The leader of an Antarctic expedition asked applicants if they could sing. The reason for his question revolved around the high priority he placed on maintaining morale in the face of danger and severe conditions.  This also applies to your Debt Relief Journey.  Learn more in this week’s blog.

I don’t know about you, but heroic accounts of survival have always captured my heart and mind. We revel in the triumph of the human spirit and aspire to be like those brave and hardy souls. Accounts like this typically depict men and women who rise victoriously above almost impossible challenges. These challenges often revolve around events of war, enduring nature’s worst, or overcoming some incredible personal trial. I’ve always found great encouragement and inspiration from hearing these stories.

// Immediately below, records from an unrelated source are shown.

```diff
@@ -550,24 +562,29 @@
                 M.a[1] = pair ? grp[i + 1] : grp[i];
                 M.end_len = P.end_len;
                 M.chunk_shift = s.chunk_shift;
+                M.run_shift = s.run_shift;
                 M.chunk_stride = s.chunks_cap;
                 M.n_adapters = A;
+                M.byte_mul[0] = 1u << 24;
+                M.byte_mul[1] = 1u << 16;
+                M.byte_mul[2] = 1u << 8;
                 TRY(for_nw(nw, [&](auto nwc) {
                     constexpr int NW = decltype(nwc)::value;
-                    auto launch = [&](auto kern, size_t smem) {
+                    auto launch = [&](auto kern, size_t smem, int ap) {
+                        M.byte_mul[3] = (u32)(8 * ap * NW);
                         int occ = 0;
                         if (cudaOccupancyMaxActiveBlocksPerMultiprocessor(&occ, kern, MID_THREADS, smem) != cudaSuccess || occ < 1) occ = 4;
                         if (c->mid_ctas_per_sm > 0) occ = std::min(occ, c->mid_ctas_per_sm);
                         kern<<<c->sm_count * occ, MID_THREADS, smem, st>>>(
-                            s.B, AC, M, s.chunks.as<ChunkEntry>(), s.chunk_perm.as<u32>(), n_chunks_ptr,
+                            s.B, AC, M, s.chunk_off.as<u32>(), s.runs.as<ChunkEntry>(), s.run_perm.as<u32>(), n_runs_ptr,
                             s.chunk_min.as<uint8_t>(), s.chunk_hits.as<u32>(), s.chunk_first.as<u64>(),
                             s.best_mid.as<u32>(), s.mid_work.as<u32>() + mid_launch);
                     };
                     if constexpr (NW <= 4) {
-                        if (pair) launch(k_mid_scan_dyn<NW, 2>, 256 * 2 * NW * sizeof(u64));
-                        else launch(k_mid_scan_dyn<NW, 1>, 256 * NW * sizeof(u64));
+                        if (pair) launch(k_mid_scan_dyn<NW, 2>, 256 * 2 * NW * sizeof(u64), 2);
+                        else launch(k_mid_scan_dyn<NW, 1>, 256 * NW * sizeof(u64), 1);
                     } else {
-                        launch(k_mid_scan_dyn<NW, 1>, 0);
+                        launch(k_mid_scan_dyn<NW, 1>, 0, 1);
                     }
                     c->launches++;
                     ++mid_launch;
@@ -1247,6 +1264,7 @@
         c->last_stage_ms[i] = ms;
     }
     c->last_chunk_shift = s.chunk_shift;
+    c->last_run_shift = s.run_shift;
 
     auto retire = [&]() {
         s.busy = false;
@@ -1337,6 +1355,12 @@
     if (!c) { set_err("ctx is NULL"); return TGSF_ERR_INVALID; }
     if (sm_count) *sm_count = c->sm_count;
     if (last_chunk_shift) *last_chunk_shift = c->last_chunk_shift;
+    return TGSF_OK;
+}
+
+int tgsf_mid_run_shift(const tgsf_ctx *c, int32_t *last_run_shift) {
+    if (!c) { set_err("ctx is NULL"); return TGSF_ERR_INVALID; }
+    if (last_run_shift) *last_run_shift = c->last_run_shift;
     return TGSF_OK;
 }
 
diff --git a/tgsfilter_b200/csrc/util.cuh b/tgsfilter_b200/csrc/util.cuh
--- a/tgsfilter_b200/csrc/util.cuh
+++ b/tgsfilter_b200/csrc/util.cuh
@@ -92,33 +92,36 @@
 }
 
 __global__ void k_count_chunks(DevBatch B, const int *__restrict__ read_active, int end_len,
-                               int chunk_shift, int min_qlen, u32 *__restrict__ chunk_cnt,
-                               u32 *__restrict__ best_mid, u32 *__restrict__ mid_n, int n_adapters) {
+                               int chunk_shift, int run_shift, int min_qlen, u32 *__restrict__ chunk_cnt,
+                               u32 *__restrict__ run_cnt, u32 *__restrict__ best_mid, u32 *__restrict__ mid_n,
+                               int n_adapters) {
     const u32 r = blockIdx.x * blockDim.x + threadIdx.x;
     if (r >= B.n_reads) return;
     for (int a = 0; a < n_adapters; ++a) {
         best_mid[(u64)r * n_adapters + a] = 0xffffffffu;
         mid_n[(u64)r * n_adapters + a] = 0;
     }
-    u32 c = 0;
+    u32 c = 0, n = 0;
     if (read_active[r]) {
         const u64 rs = B.offsets[r], re = B.offsets[r + 1];
         const i64 tsm = (i64)(re - rs) - 2 * (i64)end_len;
         if (tsm >= (i64)min_qlen && tsm > 0) {
             const u64 mb = rs + (u64)end_len, me = re - (u64)end_len;
             c = (u32)(((me - 1) >> chunk_shift) - (mb >> chunk_shift) + 1);
+            n = (u32)(((me - 1) >> (chunk_shift + run_shift)) - (mb >> (chunk_shift + run_shift)) + 1);
         }
     }
     chunk_cnt[r] = c;
+    run_cnt[r] = n;
 }
 
 __global__ void k_fill_chunks(DevBatch B, const u32 *__restrict__ chunk_off, int end_len,
-                              int chunk_shift, ChunkEntry *__restrict__ chunks) {
+                              int block_shift, ChunkEntry *__restrict__ chunks) {
     const u32 r = blockIdx.x * blockDim.x + threadIdx.x;
     if (r >= B.n_reads) return;
     const u32 b = chunk_off[r], e = chunk_off[r + 1];
     if (b == e) return;
-    const u32 first = (u32)((B.offsets[r] + (u64)end_len) >> chunk_shift);
+    const u32 first = (u32)((B.offsets[r] + (u64)end_len) >> block_shift);
     for (u32 t = b; t < e; ++t) {
         ChunkEntry ce;
         ce.read = r;
@@ -129,24 +132,24 @@
 
 #define CHUNK_BUCKETS 64
 static __device__ __forceinline__ u32 chunk_bucket(const DevBatch &B, u32 r, u32 chunk, int end_len,
-                                                   int chunk_shift) {
+                                                   int block_shift) {
     const u64 mb = B.offsets[r] + (u64)end_len, me = B.offsets[r + 1] - (u64)end_len;
-    const u64 cb = (u64)chunk << chunk_shift;
-    const u64 ob = max(cb, mb), oe = min(cb + (1ull << chunk_shift), me);
+    const u64 cb = (u64)chunk << block_shift;
+    const u64 ob = max(cb, mb), oe = min(cb + (1ull << block_shift), me);
     const u32 len = (u32)(oe - ob);
-    return (CHUNK_BUCKETS - 1) - ((len - 1) >> (chunk_shift - 6));
+    return (CHUNK_BUCKETS - 1) - ((len - 1) >> (block_shift - 6));
 }
 
 __global__ void __launch_bounds__(UTIL_THREADS)
 k_chunk_hist(DevBatch B, const u32 *__restrict__ chunk_off, const ChunkEntry *__restrict__ chunks,
-             int end_len, int chunk_shift, u32 *__restrict__ hist) {
+             int end_len, int block_shift, u32 *__restrict__ hist) {
     __shared__ u32 h[CHUNK_BUCKETS];
     if (threadIdx.x < CHUNK_BUCKETS) h[threadIdx.x] = 0;
     __syncthreads();
     const u32 r = blockIdx.x * UTIL_THREADS + threadIdx.x;
     if (r < B.n_reads)
         for (u32 t = chunk_off[r]; t < chunk_off[r + 1]; ++t)
-            atomicAdd(&h[chunk_bucket(B, r, chunks[t].chunk, end_len, chunk_shift)], 1u);
+            atomicAdd(&h[chunk_bucket(B, r, chunks[t].chunk, end_len, block_shift)], 1u);
     __syncthreads();
     if (threadIdx.x < CHUNK_BUCKETS && h[threadIdx.x]) atomicAdd(&hist[threadIdx.x], h[threadIdx.x]);
 }
@@ -164,13 +167,13 @@
 
 __global__ void __launch_bounds__(UTIL_THREADS)
 k_chunk_scatter(DevBatch B, const u32 *__restrict__ chunk_off, const ChunkEntry *__restrict__ chunks,
-                int end_len, int chunk_shift, u32 *__restrict__ cursor, u32 *__restrict__ perm) {
+                int end_len, int block_shift, u32 *__restrict__ cursor, u32 *__restrict__ perm) {
     __shared__ u32 cnt[CHUNK_BUCKETS], base[CHUNK_BUCKETS];
     if (threadIdx.x < CHUNK_BUCKETS) cnt[threadIdx.x] = 0;
     __syncthreads();
     const u32 r = blockIdx.x * UTIL_THREADS + threadIdx.x;
     const u32 b0 = r < B.n_reads ? chunk_off[r] : 0, b1 = r < B.n_reads ? chunk_off[r + 1] : 0;
-    for (u32 t = b0; t < b1; ++t) atomicAdd(&cnt[chunk_bucket(B, r, chunks[t].chunk, end_len, chunk_shift)], 1u);
+    for (u32 t = b0; t < b1; ++t) atomicAdd(&cnt[chunk_bucket(B, r, chunks[t].chunk, end_len, block_shift)], 1u);
     __syncthreads();
     if (threadIdx.x < CHUNK_BUCKETS) {
         const u32 c = cnt[threadIdx.x];
@@ -179,7 +182,7 @@
     }
     __syncthreads();
     for (u32 t = b0; t < b1; ++t) {
-        const u32 k = chunk_bucket(B, r, chunks[t].chunk, end_len, chunk_shift);
+        const u32 k = chunk_bucket(B, r, chunks[t].chunk, end_len, block_shift);
         perm[base[k] + atomicAdd(&cnt[k], 1u)] = t;
     }
 }
diff --git a/tgsfilter_b200/engine.py b/tgsfilter_b200/engine.py
--- a/tgsfilter_b200/engine.py
+++ b/tgsfilter_b200/engine.py
@@ -213,6 +213,11 @@
         _capi.check(self._lib.tgsf_launch_shape(self._ctx, C.byref(sm), C.byref(shift)), "tgsf_launch_shape")
         return sm.value, shift.value
 
+    def mid_run_shift(self) -> int:
+        rs = C.c_int32(0)
+        _capi.check(self._lib.tgsf_mid_run_shift(self._ctx, C.byref(rs)), "tgsf_mid_run_shift")
+        return rs.value
+
 
 def align_hw(pairs, device: int = 0) -> np.ndarray:
     lib = _capi.load()
```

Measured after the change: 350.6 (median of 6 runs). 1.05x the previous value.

But have you ever noticed that in nearly all those heroic accounts, morale plays a prominent role in their survival? In many cases, morale seems to trump every other strength, skill, or advantage.


Let me give you an example. In 1914, Sir Ernest Shackleton interviewed prospective candidates for his trans-Antarctic expedition. He was so keen on the issue of morale that one of his interview questions was, “Can you sing?” He wanted to know whether his crew members could maintain a positive outlook in the face of danger and extremely harsh conditions.

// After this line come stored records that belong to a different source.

diff --git a/gripper-mujoco_amd/csrc/gm_capi.hip b/gripper-mujoco_amd/csrc/gm_capi.hip
--- a/gripper-mujoco_amd/csrc/gm_capi.hip
+++ b/gripper-mujoco_amd/csrc/gm_capi.hip
@@ -257,10 +257,12 @@
   if (T.CL > 15) { err = "finger chain longer than a 16-lane DPP row"; return GM_E_RANGE; }
   for (int f = 0; f < 3; f++)
     for (int p = 1; p <= T.CL; p++) T.lane_body[16 * f + p] = T.body_f0[f] + p - 1;
-  T.lane_base = 48;
-  T.lane_body[48] = T.body_base;
-  T.lane_body[49] = T.body_palm;
-  T.lane_body[50] = T.body_obj;
+  T.lane_base = GM_LANE_BASE;
+  T.lane_body[GM_LANE_BASE] = T.body_base;
+  T.lane_body[GM_LANE_BASE + 1] = T.body_palm;
+  T.lane_body[GM_LANE_BASE + 2] = T.body_obj;
+  for (int l = GM_OBJ_LANE0; l < GM_OBJ_LANE0 + 6; l++)
+    if (T.lane_body[l] >= 0) { err = "a body's scan lane on the object's component lanes"; return GM_E_RANGE; }
   for (int d = 0; d < m.nv; d++) {
     const int b = m.dof_body[d], j = m.body_jnt[b];
     T.dof_body[d] = b;
diff --git a/gripper-mujoco_amd/csrc/gm_dynamics.h b/gripper-mujoco_amd/csrc/gm_dynamics.h
--- a/gripper-mujoco_amd/csrc/gm_dynamics.h
+++ b/gripper-mujoco_amd/csrc/gm_dynamics.h
@@ -269,6 +269,43 @@
       for (int k = 0; k < 10; k++) S.chain_I[grp][k] = ci[k];
     }
   }
+#ifndef GM_NO_OBJECT_LANES
+  {
+    const int d0 = T->dof_obj;
+    const int ol = lane - GM_OBJ_LANE0;
+    const int t = ol < 0 ? 0 : (ol > 5 ? 5 : ol);
+    const int kr = t < 3 ? t : 2;
+    real qv[6], cdt[6], cdk[6];
+#pragma unroll
+    for (int k = 0; k < 6; k++) { qv[k] = S.s.qvel[d0 + k]; cdt[k] = S.cdof[d0 + k][t]; cdk[k] = S.cdof[d0 + 3 + kr][k]; }
+    real cvt = 0;
+#pragma unroll
+    for (int k = 0; k < 3; k++) cvt += cdt[k] * qv[k];
+    real cw[6], cdd[6];
+#pragma unroll
+    for (int k = 0; k < 6; k++) cw[k] = readlane_real(cvt, GM_OBJ_LANE0 + k);
+    cross_motion(cdd, cw, cdk);
+    if (ol >= 0 && ol < 3) {
+#pragma unroll
+      for (int k = 0; k < 6; k++) S.go[6 * ol + k] = cdd[k];
+    }
+#pragma unroll
+    for (int k = 0; k < 3; k++) cvt += cdt[3 + k] * qv[3 + k];
+    GM_WAVE_SYNC();
+    real cat = 0;
+#pragma unroll
+    for (int k = 0; k < 3; k++) cat = (t == 3 + k) ? -(real)m->gravity[k] : cat;
+#pragma unroll
+    for (int k = 0; k < 3; k++) cat += S.go[6 * k + t] * qv[3 + k];
+    real cvel[6], cacc[6];
+#pragma unroll
+    for (int k = 0; k < 6; k++) {
+      cvel[k] = readlane_real(cvt, GM_OBJ_LANE0 + k);
+      cacc[k] = readlane_real(cat, GM_OBJ_LANE0 + k);
+    }
+    if (b == T->body_obj) body_force(S, b, cvel, cacc);
+  }
+#else
   if (b == T->body_obj) {
     const int d0 = T->dof_obj;
     real cvel[6], cacc[6];
@@ -298,6 +335,7 @@
     }
     body_force(S, b, cvel, cacc);
   }
+#endif
   GM_WAVE_SYNC();
   PH(17);
   {
diff --git a/gripper-mujoco_amd/csrc/gm_euler.h b/gripper-mujoco_amd/csrc/gm_euler.h
--- a/gripper-mujoco_amd/csrc/gm_euler.h
+++ b/gripper-mujoco_amd/csrc/gm_euler.h
@@ -104,8 +104,8 @@
     S.xs[T->dof_palm] = S.qacc[T->dof_palm] - y;
   } else if (lane == 48) {
     S.xs[db] = S.qacc[db] - xb;
-  } else if (lane >= 57 && lane < 63) {
-    const int d = T->dof_obj + lane - 57;
+  } else if (lane >= GM_OBJ_LANE0 && lane < GM_OBJ_LANE0 + 6) {
+    const int d = T->dof_obj + lane - GM_OBJ_LANE0;
     S.xs[d] = res ? S.qacc[d] - S.Mv[d] : S.qacc[d];
   }
   GM_WAVE_SYNC();
diff --git a/gripper-mujoco_amd/csrc/gm_rows.h b/gripper-mujoco_amd/csrc/gm_rows.h
--- a/gripper-mujoco_amd/csrc/gm_rows.h
+++ b/gripper-mujoco_amd/csrc/gm_rows.h
@@ -68,6 +68,26 @@
     for (int n = 0; n < NVEC; n++)
 #pragma unroll
       for (int k = 0; k < 6; k++) V[n][T->body_base][k] = cvb[n][k];
+#ifndef GM_NO_OBJECT_LANES
+  } else if (lane >= GM_OBJ_LANE0 && lane < GM_OBJ_LANE0 + 6) {
+    const int d0 = T->dof_obj, t = lane - GM_OBJ_LANE0;
+    real co[6], vk[NVEC][6], acc[NVEC];
+#pragma unroll
+    for (int k = 0; k < 6; k++) {
+      co[k] = S.cdof[d0 + k][t];
+#pragma unroll
+      for (int n = 0; n < NVEC; n++) vk[n][k] = v[n][d0 + k];
+    }
+    keep_n<6>(co);
+#pragma unroll
+    for (int n = 0; n < NVEC; n++) acc[n] = 0;
+#pragma unroll
+    for (int k = 0; k < 6; k++)
+#pragma unroll
+      for (int n = 0; n < NVEC; n++) acc[n] += co[k] * vk[n][k];
+#pragma unroll
+    for (int n = 0; n < NVEC; n++) V[n][T->body_obj][t] = acc[n];
+#else
   } else if (b == T->body_obj) {
     const int d0 = T->dof_obj;
     real acc[NVEC][6];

In the context of our Debt Relief Journey, hopefully we’ll never be subjected to extremes like those of war veterans and polar explorers. But, in their own right, the challenges and trials of reducing your debt and building your financial future can truly be grueling at times. The question is, “Can you sing?”



Here are 5 sure-fire ways to keep up your morale and that of others.


5 Ways to Keep up Your Morale


1. Continue to work on meaningful tasks. Under severe trial, it’s easy to crawl away into a corner and feel sorry for ourselves. Even if not that extreme, suffering often paralyzes us. But retreat and inaction are some of the worst possible reactions in such a situation.

An old proverb states, “Idle hands are the devil’s workshop.” When we’re idle, we brood over our situation. We tend to focus inward and lament over our miserable plight. To combat these tendencies, we need to stay busy. But not just for the sake of keeping busy. There is great reward in seeing a task completed or creating something worthwhile or beautiful.

Therefore, keep pressing on even when your work seems futile.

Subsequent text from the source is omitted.